I’m open about my beliefs, always have been. In high school, though it was a Catholic school, our mascot was the Viking. My principal got a kick out of me because I was the only Scandinavian there. “There she is!” he’d shout in the hallway. “Our actual Viking!”
“Hail Odhinn!” I’d reply, loudly.
“Stop that!” he’d say, lest one of the priests or nuns overhear me.
I have a horn-shaped coffee mug, because of course I do. It wasn’t an unusual occurrence to see me wandering the halls of the funeral home, raising the horn with an enthusiastic round of “Hail the dead! Hail the fallen!” My Mennonite boss would only roll his eyes and sigh.
I’ve been lucky in my life to work with and for people who accept my beliefs. I’ve never had any push back or negativity, people just accept it as who I am and how I live, even if I tend to be a little tongue-in-cheek with it.
This morning, however, I did have a little bit of push back, but it didn’t bother me none. Bothered Loki, though, just enough to prove a point. One of the managers came to me with “a mission from God.” My knee jerk response? “Which god?”
“Mmmmmm, Loki, since you seem to like him. He can be a god for today.”
“He’s always a god. What do you need done?”
He rolled his eyes, and gave me instructions. I followed them to a tee, but something borked up in the process.We got it resolved, and with a heavy sarcastic tone, he said, “Praise Loki.”
“Careful with that, dude,” I said.
Five minutes later, he comes slinking back to my desk. “I, uh, I have to leave for a bit. My son’s school is being evacuated for a gas leak.”
Thirty-odd minutes pass, and he returns with his tail between his legs, two children in tow. I grinned and shook my finger at him. “Told you to be careful. Can’t say you weren’t warned.”
“Yeah, I know.”
You don’t have to believe in someone/something in order for it to exist. You also don’t have to honor something just because it does exist. Just don’t be an ass about it. And for the love of all the gods, don’t mock the God of Mischief unless you don’t mind having your children hang around with you at work.

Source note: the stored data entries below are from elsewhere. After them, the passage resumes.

# UVA-Computer-Vision-Lab/midvision-probe

Measured on AMD Instinct MI355X. Metric: images/sec feature-extract+probe-step, ViT-B/16 224^2, higher is better.
Workload: dtype f16x2 (compensated fp16 pairs of activations and frozen weights, two f16 MFMA products per contraction, fp32 accumulate, feature error as bf16x3; attention: Q.K^T the same two products over compensated pairs, P.V fp16 probabilities x (fp16 + bf16) V; probe, fp32 residual/LN/softmax/loss as in bf16x3

## Files before the change

midvision-probe_amd/csrc/attention.hip:

```cpp
#include "mvp_common.h"

#ifndef MVP_ATT_NT
#define MVP_ATT_NT 0
#endif
#ifndef MVP_ATT_LD_AUX
#define MVP_ATT_LD_AUX 0
#endif
namespace {

#ifndef MVP_ATT_PRIO
#define MVP_ATT_PRIO 0
#endif
#ifndef MVP_ATT_STAGGER
#define MVP_ATT_STAGGER 0
#endif
#if MVP_ATT_PRIO
#define ATT_PRIO(v) __builtin_amdgcn_s_setprio(v)
#else
#define ATT_PRIO(v)
#endif
#ifndef MVP_ATT_ABLATE
#define MVP_ATT_ABLATE 0
#endif
constexpr int TILE = 64 * 128;
constexpr float ATT_DEFER = 6.0f;

template <int SPLIT>
struct AttnState {
  bf16x8_t q_hi[2][2], q_lo[2][2];
  f32x4_t o_acc[4][2];
  float m_run[2], l_run[2];
};

struct AttnBias {
  const float* row[2];
  float scale;
  const float* rel;
  unsigned qoff[2];
  int Kh, Kw, q16, r16;
};

template <int SPLIT, bool LAST, int VF16 = 0, int BIAS = 0>
__device__ __forceinline__ void attn_tile(AttnState<SPLIT>& st, const char* kb, const char* vb, int key0, int N, float cs, int lane,
                                          const AttnBias& ab = AttnBias{}) {
  static_assert(!VF16 || SPLIT == 3, "the fp16-probability form belongs to the bf16x3 mode");
  const int g = lane >> 4, c16 = lane & 15;
  const int nsub = LAST ? min(4, (N - key0 + 15) >> 4) : 4;
  f32x4_t s[4][2];
#pragma unroll
  for (int t = 0; t < 4; ++t)
#pragma unroll
    for (int qt = 0; qt < 2; ++qt) s[t][qt] = f32x4_t{0.f, 0.f, 0.f, 0.f};
  f32x4_t bv[4][2];
  if constexpr (BIAS == 1) {
#pragma unroll
    for (int t = 0; t < 4; ++t)
#pragma unroll
      for (int qt = 0; qt < 2; ++qt)
        bv[t][qt] = (LAST && t >= nsub) ? f32x4_t{0.f, 0.f, 0.f, 0.f} : *(const f32x4_t*)(ab.row[qt] + key0 + t * 16);
  }
  ATT_PRIO(1);
#pragma unroll
  for (int ks = 0; ks < (MVP_ATT_ABLATE == 3 ? 0 : 2); ++ks) {
    const int coff = (((ks << 2) + g) ^ (lane & 7)) << 4;
#pragma unroll
    for (int t = 0; t < 4; ++t) {
      if (LAST && t >= nsub) continue;
      const char* ka = kb + (t * 16 + c16) * 128 + coff;
      const bf16x8_t k_hi = *(const bf16x8_t*)ka;
      if (VF16 == 2) {
        const f16x8_t k_lo = *(const f16x8_t*)(ka + TILE);
        const f16x8_t k_h = __builtin_bit_cast(f16x8_t, k_hi);
#pragma unroll
        for (int qt = 0; qt < 2; ++qt) {
          s[t][qt] = __builtin_amdgcn_mfma_f32_16x16x32_f16(k_lo, __builtin_bit_cast(f16x8_t, st.q_lo[qt][ks]), s[t][qt], 0, 0, 0);
          s[t][qt] = __builtin_amdgcn_mfma_f32_16x16x32_f16(k_h, __builtin_bit_cast(f16x8_t, st.q_hi[qt][ks]), s[t][qt], 0, 0, 0);
        }
        continue;
      }
      if (SPLIT == 3) {
        const bf16x8_t k_lo = *(const bf16x8_t*)(ka + TILE);
#pragma unroll
        for (int qt = 0; qt < 2; ++qt) {
          s[t][qt] = __builtin_amdgcn_mfma_f32_16x16x32_bf16(k_lo, st.q_hi[qt][ks], s[t][qt], 0, 0, 0);
          s[t][qt] = __builtin_amdgcn_mfma_f32_16x16x32_bf16(k_hi, st.q_lo[qt][ks], s[t][qt], 0, 0, 0);
        }
      }
#pragma unroll
      for (int qt = 0; qt < 2; ++qt)
        s[t][qt] = __builtin_amdgcn_mfma_f32_16x16x32_bf16(k_hi, st.q_hi[qt][ks], s[t][qt], 0, 0, 0);
    }
  }
  ATT_PRIO(0);
  if constexpr (BIAS == 1) {
#pragma unroll
    for (int t = 0; t < 4; ++t)
#pragma unroll
      for (int qt = 0; qt < 2; ++qt)
#pragma unroll
        for (int j = 0; j < 4; ++j) s[t][qt][j] = __builtin_fmaf(s[t][qt][j], ab.scale, bv[t][qt][j]);
  }
  if constexpr (BIAS == 2) {
    unsigned k0 = (unsigned)(key0 + g * 4);
    asm volatile("" : "+v"(k0));
    const unsigned Kw4 = (unsigned)ab.Kw << 2, Kh4 = (unsigned)ab.Kh << 2;
    const unsigned q0y = k0 / (unsigned)ab.Kw;
    unsigned ty = q0y << 2, tx = (k0 - q0y * (unsigned)ab.Kw) << 2;
    const char* base = (const char*)ab.rel;
#pragma unroll
    for (int t = 0; t < 4; ++t) {
      if (!(LAST && t >= nsub)) {
        unsigned ky = ty, kx = tx;
#pragma unroll
        for (int j = 0; j < 4; ++j) {
          const bool dead = LAST && (int)k0 + t * 16 + j >= N;
          const unsigned yy = dead ? 0u : ky, xx = (dead ? 0u : kx) + Kh4;
#pragma unroll
          for (int qt = 0; qt < 2; ++qt)
            s[t][qt][j] = __builtin_fmaf(s[t][qt][j], ab.scale, *(const float*)(base + (ab.qoff[qt] + yy)) + *(const float*)(base + (ab.qoff[qt] + xx)));
          kx += 4;
          if (kx == Kw4) {
            kx = 0;
            ky += 4;
          }
        }
      }
      ty += ab.q16;
      tx += ab.r16;
      if (tx >= Kw4) {
        tx -= Kw4;
        ty += 4;
      }
      __builtin_amdgcn_sched_barrier(0);
    }
  }
  const int kbase = key0 + g * 4;
  bf16x8_t p_hi[2][2], p_lo[2][2];
  f16x8_t p_h[2][2];
#pragma unroll
  for (int qt = 0; qt < 2; ++qt) {
    if (VF16 && MVP_ATT_ABLATE != 1) {
      float tmax = -1e30f;
#pragma unroll
      for (int t = 0; t < 4; ++t)
#pragma unroll
        for (int j = 0; j < 4; ++j) {
          if (LAST) s[t][qt][j] = ((kbase + t * 16 + j) < N) ? s[t][qt][j] : -1e30f;
          tmax = fmaxf(tmax, s[t][qt][j]);
        }
      tmax = fmaxf(tmax, __shfl_xor(tmax, 16, 64));
      tmax = fmaxf(tmax, __shfl_xor(tmax, 32, 64));
      if (__builtin_amdgcn_ballot_w64((tmax - st.m_run[qt]) * cs > ATT_DEFER) != 0) {
        const float m_new = fmaxf(st.m_run[qt], tmax);
        const float alpha = __builtin_amdgcn_exp2f((st.m_run[qt] - m_new) * cs);
        st.m_run[qt] = m_new;
        st.l_run[qt] *= alpha;
#pragma unroll
        for (int dt = 0; dt < 4; ++dt) st.o_acc[dt][qt] *= alpha;
      }
      const float mc = st.m_run[qt] * cs;
      float psum = 0.f;
#pragma unroll
      for (int t = 0; t < 4; ++t)
#pragma unroll
        for (int j = 0; j < 4; ++j) {
          const float pv = (LAST && t >= nsub) ? 0.f : __builtin_amdgcn_exp2f(s[t][qt][j] * cs - mc);
          psum += pv;
          p_h[qt][t >> 1][(t & 1) * 4 + j] = (_Float16)pv;
          p_lo[qt][t >> 1][(t & 1) * 4 + j] = (__bf16)pv;
        }
      st.l_run[qt] += psum;
      continue;
    }
    if (MVP_ATT_ABLATE == 1) {
#pragma unroll
      for (int t = 0; t < 4; ++t)
#pragma unroll
        for (int j = 0; j < 4; ++j) {
          p_hi[qt][t >> 1][(t & 1) * 4 + j] = (__bf16)s[t][qt][j];
          if (SPLIT == 3) p_lo[qt][t >> 1][(t & 1) * 4 + j] = (__bf16)(s[t][qt][j] * cs);
        }
      st.l_run[qt] = 1.f;
      continue;
    }
    float tmax = -1e30f;
#pragma unroll
    for (int t = 0; t < 4; ++t)
#pragma unroll
      for (int j = 0; j < 4; ++j) {
        if (LAST) s[t][qt][j] = ((kbase + t * 16 + j) < N) ? s[t][qt][j] : -1e30f;
        tmax = fmaxf(tmax, s[t][qt][j]);
      }
    tmax = fmaxf(tmax, __shfl_xor(tmax, 16, 64));
    tmax = fmaxf(tmax, __shfl_xor(tmax, 32, 64));
    const float m_new = fmaxf(st.m_run[qt], tmax);
    const float alpha = __builtin_amdgcn_exp2f((st.m_run[qt] - m_new) * cs);
    const float mc = m_new * cs;
    st.m_run[qt] = m_new;
    float psum = 0.f;
#pragma unroll
    for (int t = 0; t < 4; ++t)
#pragma unroll
      for (int j = 0; j < 4; ++j) {
        const float pv = (LAST && t >= nsub) ? 0.f : __builtin_amdgcn_exp2f(s[t][qt][j] * cs - mc);
        psum += pv;
        const __bf16 ph = (__bf16)pv;
        p_hi[qt][t >> 1][(t & 1) * 4 + j] = ph;
        if (SPLIT == 3) p_lo[qt][t >> 1][(t & 1) * 4 + j] = (__bf16)(pv - (float)ph);
      }
    st.l_run[qt] = st.l_run[qt] * alpha + psum;
#pragma unroll
    for (int dt = 0; dt < 4; ++dt) st.o_acc[dt][qt] *= alpha;
  }
  const int tr_q = c16 >> 2, tr_p = lane & 3;
  ATT_PRIO(1);
#pragma unroll
  for (int ks = 0; ks < (MVP_ATT_ABLATE == 2 ? 0 : 2); ++ks) {
    if (LAST && 2 * ks >= nsub) continue;
    const int row = ks * 32 + g * 4 + tr_q;
    const int fsw = ((row >> 1) & 3) << 1;
#pragma unroll
    for (int dt = 0; dt < 4; ++dt) {
      const int off = row * 128 + ((((dt << 1) + (tr_p >> 1)) ^ fsw) << 4) + ((tr_p & 1) << 3);
      const bf16x4_t a0 = __builtin_amdgcn_ds_read_tr16_b64_v4bf16((__attribute__((address_space(3))) bf16x4_t*)(vb + off));
      const bf16x4_t a1 = __builtin_amdgcn_ds_read_tr16_b64_v4bf16((__attribute__((address_space(3))) bf16x4_t*)(vb + off + 16 * 128));
      const bf16x8_t v_hi = __builtin_shufflevector(a0, a1, 0, 1, 2, 3, 4, 5, 6, 7);
      if (VF16) {
        const bf16x4_t b0 = __builtin_amdgcn_ds_read_tr16_b64_v4bf16((__attribute__((address_space(3))) bf16x4_t*)(vb + TILE + off));
        const bf16x4_t b1 = __builtin_amdgcn_ds_read_tr16_b64_v4bf16((__attribute__((address_space(3))) bf16x4_t*)(vb + TILE + off + 16 * 128));
        const bf16x8_t v_lo = __builtin_shufflevector(b0, b1, 0, 1, 2, 3, 4, 5, 6, 7);
        const f16x8_t v_h = __builtin_bit_cast(f16x8_t, v_hi);
#pragma unroll
        for (int qt = 0; qt < 2; ++qt) {
          st.o_acc[dt][qt] = __builtin_amdgcn_mfma_f32_16x16x32_bf16(v_lo, p_lo[qt][ks], st.o_acc[dt][qt], 0, 0, 0);
          st.o_acc[dt][qt] = __builtin_amdgcn_mfma_f32_16x16x32_f16(v_h, p_h[qt][ks], st.o_acc[dt][qt], 0, 0, 0);
        }
        continue;
      }
      if (SPLIT == 3) {
        const bf16x4_t b0 = __builtin_amdgcn_ds_read_tr16_b64_v4bf16((__attribute__((address_space(3))) bf16x4_t*)(vb + TILE + off));
        const bf16x4_t b1 = __builtin_amdgcn_ds_read_tr16_b64_v4bf16((__attribute__((address_space(3))) bf16x4_t*)(vb + TILE + off + 16 * 128));
        const bf16x8_t v_lo = __builtin_shufflevector(b0, b1, 0, 1, 2, 3, 4, 5, 6, 7);
#pragma unroll
        for (int qt = 0; qt < 2; ++qt) {
          st.o_acc[dt][qt] = __builtin_amdgcn_mfma_f32_16x16x32_bf16(v_lo, p_hi[qt][ks], st.o_acc[dt][qt], 0, 0, 0);
          st.o_acc[dt][qt] = __builtin_amdgcn_mfma_f32_16x16x32_bf16(v_hi, p_lo[qt][ks], st.o_acc[dt][qt], 0, 0, 0);
        }
      }
#pragma unroll
      for (int qt = 0; qt < 2; ++qt)
        st.o_acc[dt][qt] = __builtin_amdgcn_mfma_f32_16x16x32_bf16(v_hi, p_hi[qt][ks], st.o_acc[dt][qt], 0, 0, 0);
    }
  }
  ATT_PRIO(0);
}

template <int SPLIT>
__device__ __forceinline__ void attn_load_q(AttnState<SPLIT>& st, const mvp_attention_args& p, size_t rowbase, int q0, int h, int lane) {
  const int g = lane >> 4, c16 = lane & 15;
#pragma unroll
  for (int qt = 0; qt < 2; ++qt) {
    const int qrow = min(q0 + qt * 16 + c16, p.N - 1);
    const size_t off = (rowbase + qrow) * p.ld_qkv + h * 64 + g * 8;
#pragma unroll
    for (int ks = 0; ks < 2; ++ks) {
      st.q_hi[qt][ks] = *(const bf16x8_t*)(p.qkv_hi + off + ks * 32);
      if (SPLIT == 3) st.q_lo[qt][ks] = *(const bf16x8_t*)(p.qkv_lo + off + ks * 32);
    }
  }
#pragma unroll
  for (int i = 0; i < 4; ++i)
#pragma unroll
    for (int j = 0; j < 2; ++j) st.o_acc[i][j] = f32x4_t{0.f, 0.f, 0.f, 0.f};
  st.m_run[0] = st.m_run[1] = -1e30f;
  st.l_run[0] = st.l_run[1] = 0.f;
}

template <int SPLIT>
__device__ __forceinline__ void attn_store(AttnState<SPLIT>& st, const mvp_attention_args& p, size_t rowbase, int q0, int h, int lane) {
  const int g = lane >> 4, c16 = lane & 15;
#pragma unroll
  for (int qt = 0; qt < 2; ++qt) {
    float l = st.l_run[qt];
    l += __shfl_xor(l, 16, 64);
    l += __shfl_xor(l, 32, 64);
    const float inv = 1.0f / l;
    const int qrow = q0 + qt * 16 + c16;
    if (qrow >= p.N) continue;
    const bool ilv = p.out_layout == MVP_PAIR_A_ILV32;
    const size_t ob = (rowbase + qrow) * p.ld_out + (ilv ? h * 128 : h * 64) + g * 4;
#pragma unroll
    for (int dt = 0; dt < 4; ++dt) {
      uint32_t h01, l01, h23, l23;
      if (p.out_f16) {
        split2_f16_comp(st.o_acc[dt][qt][0] * inv, st.o_acc[dt][qt][1] * inv, h01, l01);
        split2_f16_comp(st.o_acc[dt][qt][2] * inv, st.o_acc[dt][qt][3] * inv, h23, l23);
      } else {
        split2_bf16(st.o_acc[dt][qt][0] * inv, st.o_acc[dt][qt][1] * inv, h01, l01);
        split2_bf16(st.o_acc[dt][qt][2] * inv, st.o_acc[dt][qt][3] * inv, h23, l23);
      }
      if (ilv) {
        const size_t o = ob + (dt >> 1) * 64 + (dt & 1) * 16;
        store_out((u32x2_t*)(p.out_hi + o), u32x2_t{h01, h23}, MVP_ATT_NT);
        store_out((u32x2_t*)(p.out_hi + o + 32), u32x2_t{l01, l23}, MVP_ATT_NT);
      } else {
        store_out((u32x2_t*)(p.out_hi + ob + dt * 16), u32x2_t{h01, h23}, MVP_ATT_NT);
        if (p.out_lo) store_out((u32x2_t*)(p.out_lo + ob + dt * 16), u32x2_t{l01, l23}, MVP_ATT_NT);
      }
    }
  }
}

template <int SPLIT>
__device__ __forceinline__ void attn_stage_piece(const mvp_attention_args& p, size_t rowbase, int h, int key0, int r, char* kdst, char* vdst, int lane) {
  const int rsub = lane >> 3;
  const int kc = ((lane & 7) ^ rsub) << 3;
  const int vc = ((lane & 7) ^ (((lane >> 4) & 3) << 1)) << 3;
  const int HD = p.H * 64;
  if (MVP_ATT_ABLATE == 4) return;
  const int krow = min(key0 + r + rsub, p.N - 1);
  const size_t ro = (rowbase + krow) * p.ld_qkv + h * 64;
  __builtin_amdgcn_global_load_lds(GLB_PTR(p.qkv_hi + ro + HD + kc), LDS_PTR(kdst + r * 128), 16, 0, MVP_ATT_LD_AUX);
  __builtin_amdgcn_global_load_lds(GLB_PTR(p.qkv_hi + ro + 2 * HD + vc), LDS_PTR(vdst + r * 128), 16, 0, MVP_ATT_LD_AUX);
  if (SPLIT == 3) {
    __builtin_amdgcn_global_load_lds(GLB_PTR(p.qkv_lo + ro + HD + kc), LDS_PTR(kdst + TILE + r * 128), 16, 0, MVP_ATT_LD_AUX);
    __builtin_amdgcn_global_load_lds(GLB_PTR(p.qkv_lo + ro + 2 * HD + vc), LDS_PTR(vdst + TILE + r * 128), 16, 0, MVP_ATT_LD_AUX);
  }
}

template <int BIAS> struct AttnKArgs { typedef mvp_attention_args type; };
template <> struct AttnKArgs<1> { typedef mvp_attention_bias_args type; };
template <> struct AttnKArgs<2> { typedef mvp_attention_relpos_args type; };
__host__ __device__ __forceinline__ const mvp_attention_args& att_of(const mvp_attention_args& a) { return a; }
__host__ __device__ __forceinline__ const mvp_attention_args& att_of(const mvp_attention_bias_args& a) { return a.att; }
__host__ __device__ __forceinline__ const mvp_attention_args& att_of(const mvp_attention_relpos_args& a) { return a.att; }
__device__ __forceinline__ void attn_bias_rows(AttnBias& ab, const mvp_attention_bias_args& a, int bh, int h, int q0, int lane) {
  const int g = lane >> 4, c16 = lane & 15;
#pragma unroll
  for (int qt = 0; qt < 2; ++qt)
    ab.row[qt] = a.bias + (size_t)h * (size_t)a.bias_head_stride + (size_t)min(q0 + qt * 16 + c16, a.att.N - 1) * (size_t)a.ld_bias + g * 4;
}
__device__ __forceinline__ void attn_bias_rows(AttnBias& ab, const mvp_attention_relpos_args& a, int bh, int h, int q0, int lane) {
  const int c16 = lane & 15;
#pragma unroll
  for (int qt = 0; qt < 2; ++qt) ab.qoff[qt] = ((unsigned)min(q0 + qt * 16 + c16, a.att.N - 1) * (unsigned)a.ld_rel) << 2;
}
__device__ __forceinline__ void attn_bias_rows(AttnBias&, const mvp_attention_args&, int, int, int, int) {}
__device__ __forceinline__ void attn_bias_pair(AttnBias& ab, const mvp_attention_relpos_args& a, int bh) { ab.rel = a.rel + (size_t)bh * (size_t)a.rel_bh_stride; }
__device__ __forceinline__ void attn_bias_pair(AttnBias&, const mvp_attention_bias_args&, int) {}
__device__ __forceinline__ void attn_bias_pair(AttnBias&, const mvp_attention_args&, int) {}
__device__ __forceinline__ void attn_bias_init(AttnBias& ab, const mvp_attention_relpos_args& a) {
  ab.Kh = a.Kh;
  ab.Kw = a.Kw;
  ab.q16 = (16 / a.Kw) << 2;
  ab.r16 = (16 % a.Kw) << 2;
}
__device__ __forceinline__ void attn_bias_init(AttnBias&, const mvp_attention_bias_args&) {}
__device__ __forceinline__ void attn_bias_init(AttnBias&, const mvp_attention_args&) {}

template <int SPLIT, int VF16 = 0, int BIAS = 0>
__global__ __launch_bounds__(256) void attention_stream_kernel(const typename AttnKArgs<BIAS>::type pa) {
  const mvp_attention_args& p = att_of(pa);
  f16_saturate_mode();
  extern __shared__ __attribute__((aligned(16))) char smem[];
  constexpr int NARR = (SPLIT == 3) ? 2 : 1;
  constexpr int STAGE = 2 * NARR * TILE;
  const int lane = threadIdx.x & 63, wave = threadIdx.x >> 6;
  const int bh = blockIdx.y, b = bh / p.H, h = bh - b * p.H;
  const int q0 = blockIdx.x * 128 + wave * 32;
  const int nkt = (p.N + 63) >> 6;
  const size_t rowbase = (size_t)b * p.N;
  AttnState<SPLIT> st;
  attn_load_q<SPLIT>(st, p, rowbase, q0, h, lane);
  const float cs = BIAS ? 1.44269504088896340736f : p.scale * 1.44269504088896340736f;
  const bool active = q0 < p.N;
  AttnBias ab{};
  if constexpr (BIAS != 0) {
    ab.scale = p.scale;
    attn_bias_init(ab, pa);
    attn_bias_pair(ab, pa, bh);
    if (active) attn_bias_rows(ab, pa, bh, h, q0, lane);
  }

  auto stage = [&](int buf, int kt) {
    char* base = smem + buf * STAGE;
#pragma unroll
    for (int ps = 0; ps < 2; ++ps) attn_stage_piece<SPLIT>(p, rowbase, h, kt * 64, ps * 32 + wave * 8, base, base + NARR * TILE, lane);
  };
  stage(0, 0);
  asm volatile("s_waitcnt vmcnt(0)" ::: "memory");
  __syncthreads();
  for (int kt = 0; kt < nkt; ++kt) {
    if (kt + 1 < nkt) stage((kt + 1) & 1, kt + 1);
    if (active) {
      const char* kb = smem + (kt & 1) * STAGE;
      if (kt == nkt - 1) attn_tile<SPLIT, true, VF16, BIAS>(st, kb, kb + NARR * TILE, kt * 64, p.N, cs, lane, ab);
      else attn_tile<SPLIT, false, VF16, BIAS>(st, kb, kb + NARR * TILE, kt * 64, p.N, cs, lane, ab);
    }
    asm volatile("s_waitcnt vmcnt(0)" ::: "memory");
    __syncthreads();
  }
  if (active) attn_store<SPLIT>(st, p, rowbase, q0, h, lane);
}
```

I don’t care if someone is flippant about the path I follow or the gods I honor. Doesn’t affect me one way or the other. But if you’re going to be sarcastic about a sarcastic god, just don’t be surprised when he pays attention. The twerp’s fluent in sarcasm, and he’ll respond in kind if the mood strikes.
I can safely deal with him in a sardonic tone because I keep him flush in coffee and donuts. My wry expression is one of adoration. Mock him because you think he’s a joke? Enjoy your spontaneous “Take Your Children to Work Day!”
And as I was writing, he just came back over to my desk all hangdog-like and said, “I didn’t mean to be sarcastic about Loki.” Peace be with you, man. Peace be with you.